I wanted it to be real. I was willing to squint and pretend. I wanted to gift the ladies with broccoli and call it a historically informed gesture of care. But nope. It’s absolutely fake. As astute tumblr user Caeciliusinhorto pointed out in a response to a July 2017 post, there is no mention of broccoli in Sappho’s work. The text of the post was actually a photoshopped crop of the wikipedia article on LGBT horticultural symbolism, specifically the bit about violets.

For those of us who aren’t on the up and up about our friend Sappho, she was an ancient Greek poet doing her thing from around 630-570 BCE on the island of Lesbos.

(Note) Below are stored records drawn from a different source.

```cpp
__device__ __forceinline__ void glds16(const void* src, unsigned dst) {
  unsigned keep;
  asm volatile("s_mov_b32 %0, m0\n\ts_mov_b32 m0, %2\n\ts_nop 0\n\tglobal_load_lds_dwordx4 %1, off\n\ts_mov_b32 m0, %0"
               : "=&s"(keep)
               : "v"(src), "s"(dst)
               : "memory");
}
__device__ __forceinline__ void glds16s(const void* sbase, unsigned voff, unsigned dst) {
  asm volatile("s_mov_b32 m0, %2\n\ts_nop 0\n\tglobal_load_lds_dwordx4 %1, %0"
               :
               : "s"(sbase), "v"(voff), "s"(dst)
               : "memory", "m0");
}
__device__ __forceinline__ void glds4(const void* src, unsigned dst) {
  unsigned keep;
  asm volatile("s_mov_b32 %0, m0\n\ts_mov_b32 m0, %2\n\ts_nop 0\n\tglobal_load_lds_dword %1, off\n\ts_mov_b32 m0, %0"
               : "=&s"(keep)
               : "v"(src), "s"(dst)
               : "memory");
}
__device__ __forceinline__ void buffer_lds16(u32x4 rsrc, unsigned voff, unsigned dst) {
  unsigned keep;
  asm volatile("s_mov_b32 %0, m0\n\ts_mov_b32 m0, %3\n\ts_nop 0\n\tbuffer_load_dwordx4 %1, %2, 0 offen lds\n\ts_mov_b32 m0, %0"
               : "=&s"(keep)
               : "v"(voff), "s"(rsrc), "s"(dst)
               : "memory");
}
```

### mclstexp_amd/densenet_fused.py

```python
from __future__ import annotations

import contextlib
import os
from typing import List, NamedTuple, Optional, Tuple

import torch
import torch.nn.functional as F
from torch import nn

from . import _lib
from ._lib import check

Tensor = torch.Tensor
CL = torch.channels_last
_ws_cache = {}

_fallbacks: dict = {}


def fallback_counts() -> dict:
    return dict(_fallbacks)


def reset_fallbacks() -> None:
# ... 767 lines not shown
        conv1 = "single"
    else:
        conv1 = "two_pass"
    if not kacc_live:
        fix = "none"
    elif conv1 != "single":
        fix = "launch_all"
    elif growth == 32 and conv2 == "own" and _c3_flat_kernel(W):
        fix = "fold"
    else:
        fix = "launch_32"
    return _LayerPlan(conv2, conv1, fix, lanes=side_stream and conv1 != "generic" and conv2 == "own",
                      opens_pair=conv1 == "gram" and l >= 1 and growth == 32 and cin - growth >= 8)


class DenseBlockFn(torch.autograd.Function):

    @staticmethod
    def forward(ctx, x0, meta, *params):
        stats, eps1, eps2, growth, bn2_stats = meta[:5]
        prefilled = len(meta) > 5 and meta[5]
        ctx.first_block = (not prefilled) or (len(meta) > 6 and bool(meta[6]))
        L = len(params) // 6
        B, C0, H, W = x0.shape
        Ct = C0 + L * growth
        dev, dt = x0.device, x0.dtype
        pre = getattr(stats, "buf", None) if prefilled else None
        if (pre is not None and tuple(pre.shape) == (B, Ct, H, W) and pre.dtype == dt and x0.data_ptr() == pre.data_ptr()
                and x0.stride() == pre[:, :C0].stride()):
            buf, adopted = pre.detach(), True
        else:
            buf, adopted = torch.empty((B, Ct, H, W), device=dev, dtype=dt, memory_format=CL), False
            x0 = dense_cl(x0)
        if adopted:
            pass
        elif prefilled:
            buf[:, :C0].copy_(x0)
        else:
            bn_stats(x0, stats.mean[:C0], stats.var[:C0], stats.rstd[:C0], eps1[0], copy_out=buf[:, :C0])
        saved = []
        wcast = []
        kept_cols = {}
        ctx.persistent = False
        if _block_persistent_ok(buf, params, growth, L, C0, dt):
            wcast = [_weight(params[6 * l + k], dt) for l in range(L) for k in (2, 5)]
            zs = dense_block_fwd_persistent(buf, params, wcast, stats, bn2_stats, C0, L, eps1[0], eps2[0])
            for l in range(L):
                saved += [buf.new_empty(0), zs[l], buf.new_empty(0)]
            L_done = L
            ctx.persistent = True
        else:
            L_done = 0
        for l in range(L_done, L):
            g1, b1, w1, g2, b2, w2 = params[6 * l: 6 * l + 6]
            cin = C0 + l * growth
            w1c = _weight(w1, dt)
            m2, v2, r2 = bn2_stats[l]
            if _fused_1x1_ok(buf, w1c):
                a = None
                z = dense_conv1x1_fwd(buf[:, :cin], g1, b1, stats.mean[:cin], stats.rstd[:cin], w1c, eps2[l], m2, v2, r2)
            else:
                a = torch.empty((B, cin, H, W), device=dev, dtype=dt, memory_format=CL)
                bn_act_fwd(buf[:, :cin], g1, b1, stats.mean[:cin], stats.rstd[:cin], True, a)
                z = _conv1x1_fwd(a, w1c)
                bn_stats(z, m2, v2, r2, eps2[l])
            w2c = _weight(w2, dt)
            c1 = cin + growth
            if growth == 32 and _fused_3x3_ok(z, w2c):
                a2 = None
                dense_conv3x3_fwd(z, g2, b2, m2, r2, w2c, buf[:, cin:c1], eps1[min(l + 1, L - 1)],
                                  stats.mean[cin:c1], stats.var[cin:c1], stats.rstd[cin:c1])
            else:
                from . import conv_generic as cg
                a2 = torch.empty_like(z, memory_format=CL)
                bn_act_fwd(z, g2, b2, m2, r2, True, a2)
                _, cols2 = cg.conv_fwd(a2, w2c, 1, 1, out=buf[:, cin:c1], want_cols=True)
                kept_cols[l] = cols2
                bn_stats(buf[:, cin:c1], stats.mean[cin:c1], stats.var[cin:c1], stats.rstd[cin:c1], eps1[min(l + 1, L - 1)])
            saved += [a if a is not None else buf.new_empty(0), z, a2 if a2 is not None else buf.new_empty(0)]
            wcast += [w1c, w2c]
        ctx.save_for_backward(buf, *saved, *wcast)
        ctx.kept_cols = kept_cols
        ctx.params = params
        ctx.meta = (stats, growth, bn2_stats, L, C0)
        ctx.cap = None
        if CAPTURE_BLOCKS is not None:
            ctx.cap = {"buf": buf, "C0": C0, "growth": growth, "params": params, "wcast": wcast,
                       "mean": stats.mean, "rstd": stats.rstd, "var": stats.var, "z": saved[1::3], "bn2": bn2_stats}
            CAPTURE_BLOCKS.append(ctx.cap)
        return buf

    @staticmethod
    def backward(ctx, gbuf):
        stats, growth, bn2_stats, L, C0 = ctx.meta
        t = ctx.saved_tensors
        buf = t[0]
        dev = buf.device
        B, _, H, W = buf.shape
        params = ctx.params
        saved = t[1: 1 + 3 * L]
        wcast = t[1 + 3 * L:]
        if not gbuf.is_contiguous(memory_format=CL):
            gbuf = dense_cl(gbuf)
        if ctx.cap is not None:
            ctx.cap["gin"] = gbuf.clone(memory_format=CL)
            ctx.cap["dz"] = [None] * L
            ctx.cap["dyc"] = [None] * L
            ctx.cap["gbuf"] = gbuf
        grads = [None] * (6 * L)
        stamp(f"bwd block {buf.shape[2]}x{buf.shape[3]} start (main)")
        if getattr(ctx, "persistent", False) and _block_bwd_persistent_ok(buf, gbuf, params, L):
            zs = [saved[3 * l + 1] for l in range(L)]
            dzs, dycs = dense_block_bwd_persistent(buf, gbuf, params, wcast, zs, stats, bn2_stats, C0, L)
            if ctx.cap is not None:
                ctx.cap["dz"] = list(dzs)
                ctx.cap["dyc"] = list(dycs)
            gw1s = {}

            def _weight_grads():
                for l in range(L - 1, -1, -1):
                    g1, b1, w1, g2, b2, w2 = params[6 * l: 6 * l + 6]
                    cin = C0 + l * growth
                    m2, v2, r2 = bn2_stats[l]
                    ok = dense_conv3x3_wrw(dycs[l], zs[l], g2, b2, m2, r2, w2)
                    assert ok
                    gw1s[l] = conv1x1_wrw(dzs[l], buf[:, :cin], w1, bn=(g1, b1, stats.mean[:cin], stats.rstd[:cin]))
                if STAMPS:
                    stamp(f"bwd block {buf.shape[2]}x{buf.shape[3]} weight gradients done (side)")

            joins = buf.shape[0] * buf.shape[2] * buf.shape[3] >= JOIN_MIN_PIXELS or ctx.first_block
            lanes = USE_SIDE_STREAM and all(_direct_all(params[6 * l + 2]) and params[6 * l + 2].grad.is_contiguous()
                                            for l in range(L))
            _side_fork(dev, _weight_grads, (gbuf, buf, *dzs, *dycs, *zs), lanes=lanes, defer=True)
            if not lanes:
                for l in range(L):
                    grads[6 * l + 2] = gw1s[l]
            if STAMPS:
                stamp(f"bwd block {buf.shape[2]}x{buf.shape[3]} end (main)")
            if joins:
                _side_join(dev)
                stamp(f"bwd block {buf.shape[2]}x{buf.shape[3]} after join (main)")
            return (gbuf[:, :C0], None, *grads)
        kacc = None
        pair_a = None
        pair_cin = 0

        def flush_pair():
            nonlocal pair_a
            if pair_a is not None:
                dzA, wA, gA, bA, cA = pair_a
                dense_bn1_dx(dzA, wA, buf[:, :pair_cin], gA, bA, stats.mean[:pair_cin], stats.rstd[:pair_cin], cA,
                             gbuf[:, :pair_cin], window=(0, pair_cin - growth))
                pair_a = None

        def gram_dx(opens_pair, dz, w1c, g1, b1, cin, coef):
            nonlocal pair_a, pair_cin
            mine = (dz, w1c, g1, b1, coef)
            if pair_a is not None:
                dense_bn1_dx_pair(pair_a, mine, buf[:, :cin], stats.mean[:cin], stats.rstd[:cin], gbuf[:, :cin])
                pair_a = None
            elif opens_pair:
                dense_bn1_dx(dz, w1c, buf[:, :cin], g1, b1, stats.mean[:cin], stats.rstd[:cin], coef, gbuf[:, :cin],
                             window=(cin - growth, growth))
                pair_a, pair_cin = mine, cin
            else:
                dense_bn1_dx(dz, w1c, buf[:, :cin], g1, b1, stats.mean[:cin], stats.rstd[:cin], coef, gbuf[:, :cin])
        for l in range(L - 1, -1, -1):
            g1, b1, w1, g2, b2, w2 = params[6 * l: 6 * l + 6]
            a, z, a2 = saved[3 * l: 3 * l + 3]
            w1c, w2c = wcast[2 * l: 2 * l + 2]
            cin = C0 + l * growth
            c1 = cin + growth
            m2, v2, r2 = bn2_stats[l]
            x, gx, mean1, rstd1 = buf[:, :cin], gbuf[:, :cin], stats.mean[:cin], stats.rstd[:cin]
            dy_view = gbuf[:, cin:c1]
            d2 = _direct_all(g2, b2)
            d1 = _direct_all(g1, b1)
            fused1 = a.numel() == 0
            fused2 = a2.numel() == 0 and _fused_3x3_ok(z, w2c)
            plan = _plan_layer(l, cin, growth, B, H, W, fused1, fused2, fused1 and _bn1_wrw_ok(w1),
                               fused2 and _wrw3_direct_ok(w2, z, dy_view), kacc is not None, USE_SIDE_STREAM,
                               USE_BN1_SINGLE_PASS, BN1_SINGLE_PASS_MAX_MAP, FUSED_BN1_WRW_MIN_PIXELS)
            fold = None
            if plan.fix == "fold":
                fold = (buf[:, cin:c1], stats.mean[cin:c1], stats.rstd[cin:c1], kacc[cin:c1])
            elif plan.fix == "launch_32":
                dense_bn1_fix(buf, gbuf, cin, growth, stats.mean, stats.rstd, kacc)
            elif plan.fix == "launch_all":
                dense_bn1_fix(buf, gbuf, 0, c1, stats.mean, stats.rstd, kacc)
                kacc = None
            dw2 = None
            if plan.conv2 == "own":
                dz, dg2, db2, dyc = dense_conv3x3_bwd(dy_view, w2c, z, g2, b2, m2, r2, into_param_grads=d2, fix=fold)
            else:
                dyc = None
                if a2.numel() == 0:
                    a2 = torch.empty_like(z, memory_format=CL)
                    bn_act_fwd(z, g2, b2, m2, r2, True, a2)
                da2, dw2 = _conv_bwd(dy_view, a2, w2c, w2, 1, ctx.kept_cols.pop(l, None))
                dz = torch.empty_like(z, memory_format=CL)
                dg2, db2 = bn_act_bwd(dense_cl(da2), z, g2, b2, m2, r2, True, dz, False, into_param_grads=d2)
            dy_w = dyc if dyc is not None else dy_view
            if ctx.cap is not None:
                ctx.cap["dz"][l] = dz
                ctx.cap["dyc"][l] = dyc
            ev = _fork_event(dev) if plan.lanes else None
            if plan.conv1 != "gram":
                flush_pair()
            gw1 = None
            if plan.conv1 == "gram":
                dg1, db1, coef = dense_bn1_wrw(dz, w1c, x, g1, b1, mean1, rstd1, w1, into_param_grads=d1)
                gram_dx(plan.opens_pair, dz, w1c, g1, b1, cin, coef)
            elif plan.conv1 == "single":
                have_prev = kacc is not None
                if not have_prev:
                    kacc = torch.empty((buf.shape[1], 2), device=dev, dtype=torch.float32)
                dg1, db1 = dense_bn1_dx_sums(dz, w1c, x, g1, b1, mean1, rstd1, gx, kacc, have_prev, into_param_grads=d1)
            elif plan.conv1 == "two_pass":
                dg1, db1 = dense_bn1_bwd(dz, w1c, x, g1, b1, mean1, rstd1, gx, into_param_grads=d1)
            else:
                da, dw1 = _conv1x1_bwd(dz, a, w1c, w1)
                dg1, db1 = bn_act_bwd(da, x, g1, b1, mean1, rstd1, True, gx, True, into_param_grads=d1)
                gw1 = None if dw1 is None else _wgrad(w1, dw1)

            def weight_grads():
                if plan.conv2 == "own":
                    done = dense_conv3x3_wrw(dy_w, z, g2, b2, m2, r2, w2)
                    assert done
                if plan.conv1 in ("single", "two_pass"):
                    return conv1x1_wrw(dz, x, w1, bn=(g1, b1, mean1, rstd1))
                return gw1

            gw1 = _side_fork(dev, weight_grads, (dz, gbuf, z, buf, dy_w), lanes=plan.lanes, event=ev)
            grads[6 * l: 6 * l + 6] = [dg1, db1, gw1, dg2, db2, None if dw2 is None else _wgrad(w2, dw2)]
        flush_pair()
        if kacc is not None:
            dense_bn1_fix(buf, gbuf, 0, C0, stats.mean, stats.rstd, kacc)
        if STAMPS:
            stamp(f"bwd block {buf.shape[2]}x{buf.shape[3]} end (main)")
            if USE_SIDE_STREAM:
                with torch.cuda.stream(_side_stream(buf.device)):
                    stamp(f"bwd block {buf.shape[2]}x{buf.shape[3]} weight gradients done (side)")
        if buf.shape[0] * buf.shape[2] * buf.shape[3] >= JOIN_MIN_PIXELS or ctx.first_block:
            _side_join(buf.device)
            stamp(f"bwd block {buf.shape[2]}x{buf.shape[3]} after join (main)")
        return (gbuf[:, :C0], None, *grads)
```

Her lady loving words and, uh, habits were so enduring that she is fully why we call ourselves lesbians. Much of her work is lost to the ages with her surviving poems and their snippets referred to by fragment numbers. In fragment 94, ostensibly the gayest of them all, lines 11 to 16 read as follows: 

Many crowns of violets,
roses, and crocuses together
. . . you put on by my side
and many scented wreaths
woven from blossoms
around your delicate throat.

—Trans. Diane Rayor (2014)

“Reverie (In the Days of Sappho).” Oil on Canvas. John William Godward, 1904. Getty Museum.

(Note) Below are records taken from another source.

@@ -307,10 +339,12 @@
     const size_t P = (size_t)patches.count, families = 2 * (size_t)n * P;
     const size_t eye_cells = 6 * (size_t)ge * ge, sph_cells = 6 * (size_t)gs * gs;
     const size_t eye_part = (size_t)kEyeSlots * 2 * eye_cells;
-    if (eye_part + families * sph_cells >= 0xffffffffull)
+    const size_t own_cells = patches.m == 0 ? (size_t)n * sph_cells : 0;
+    ctx->T->own_cells = own_cells;
+    if (eye_part + families * sph_cells + own_cells >= 0xffffffffull)
         return fail(TRT_ERR_CAPACITY, "path tables of %zu families x %zu cells", families, sph_cells);
-    HIP_TRY(ctx->T->d_path_lists.reserve(eye_part + families * sph_cells));
-    HIP_TRY(hipMemsetAsync(ctx->T->d_path_lists.ptr, 0xFF, (eye_part + families * sph_cells) * sizeof(unsigned long long), ctx->stream));
+    HIP_TRY(ctx->T->d_path_lists.reserve(eye_part + families * sph_cells + own_cells));
+    HIP_TRY(hipMemsetAsync(ctx->T->d_path_lists.ptr, 0xFF, (eye_part + families * sph_cells + own_cells) * sizeof(unsigned long long), ctx->stream));
     HIP_TRY(ctx->T->d_families.reserve(std::max<size_t>(families, 1)));
     HIP_TRY(ctx->T->d_sphere_fam.reserve(4 * (size_t)std::max(n, 1)));
     HIP_TRY(ctx->T->d_patch_rec.reserve(P * TRT_PATCH_RECORD));
@@ -332,12 +366,22 @@
                                   ctx->T->d_path_lists.ptr + eye_part + first * sph_cells, ctx->T->d_pool.ptr, ctx->T->d_pool_used.ptr, (unsigned)ctx->T->pool_scene_words,
                                   kSceneTilesPerBlock);
         }
+        if (own_cells)
+        {
+            const size_t own_from = ctx->T->pool_scene_words + kEyeSlots * ctx->T->pool_eye_words;
+            unsigned long long *const counter = ctx->T->d_pool_used.ptr + 16 * (1 + kEyeSlots);
+            hipLaunchKernelGGL(set_pool_counter_kernel, dim3(1), dim3(1), 0, ctx->stream, counter, (unsigned long long)own_from);
+            hipLaunchKernelGGL(strip_own_lists_kernel, dim3((unsigned)((own_cells + 255) / 256)), dim3(256), 0, ctx->stream,
+                               (const unsigned long long *)(ctx->T->d_path_lists.ptr + eye_part), ctx->T->d_path_lists.ptr + eye_part + families * sph_cells,
+                               (unsigned)own_cells, (unsigned)sph_cells, ctx->T->d_pool.ptr, counter, (unsigned)(own_from + ctx->T->pool_own_words), g.list_bits);
+        }
         HIP_TRY(hipGetLastError());
         HIP_TRY(hipStreamSynchronize(ctx->stream));
     }
     g.path_lists = ctx->T->d_path_lists.ptr;
     g.eye_at = (unsigned)((size_t)ctx->eye_slot * 2 * eye_cells);
     g.sph_at = (unsigned)eye_part;
+    g.own_at = own_cells ? (unsigned)(eye_part + families * sph_cells) : g.sph_at;
     g.pool = ctx->T->d_pool.ptr;
     g.sphere_fam = ctx->T->d_sphere_fam.ptr;
     g.patch_rec = ctx->T->d_patch_rec.ptr;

There are also references to garlands in fragments 81, 92, 98a and 125. Plants, and flowers in particular, figure prominently throughout Sappho’s work. She is indeed the origin of the queer association with violets and lavender (the plants and the colours). The original plant gay, if you will.

What’s interesting right here and right now is the question of Sapphic food. While I am willing to bet money and at least two of my overpriced graduate degrees on the fact that the Sapphic broccoli association was absolutely started as a joke on tumblr, the idea of food being a queer coded or queer cultural thing is absolutely normal. Queer and feminist foodway scholar Alex Ketchum’s 2022 book Ingredients for Revolution: A History of American Feminist Restaurants, Cafes, and Coffeehouses details the constellation of political, ethical, and cultural practices that frame over 230 feminist and queer food businesses in the United States. To rip off her meticulous scholarship for our particular purposes, what makes a meal a lesbian feminist meal is not just the food but the ethos of its consumption and production. These are foods that have opinions expressed before, during and after ingestion; a sort of political literalism à la cramming it down one’s throat.

Pleasure in the eating is not the main goal. I have been to enough lesbian run potluck dinners to know this. Lesbian feminists have never been accused of their dedication to pleasing textures or enjoyable flavour profiles. These dishes aren’t for dinner parties with the boys you met at a circuit party ten years ago. These are foods that fuel a revolution, feed the masses on a dime, and strut firmly away from anything that does too much emotionally femme labour. This is bean territory, people; packed with protein, fiber and a nice coating of flatulence. Over and undercooked, dry and soggy all at once. The gustatory reflection of the full Sapphic spectrum. A lesbian feminist meal gets you up and back at the rally with a shot of instant coffee with powdered whitener followed by enough firm tofu to firmly underscore why white people haven’t historically had great success with the stuff. To say it’s a utilitarian Sapphic utopia is a bit of an understatement—a bit further afield from the land of flowers and sensual indulgence that Sappho was always after.  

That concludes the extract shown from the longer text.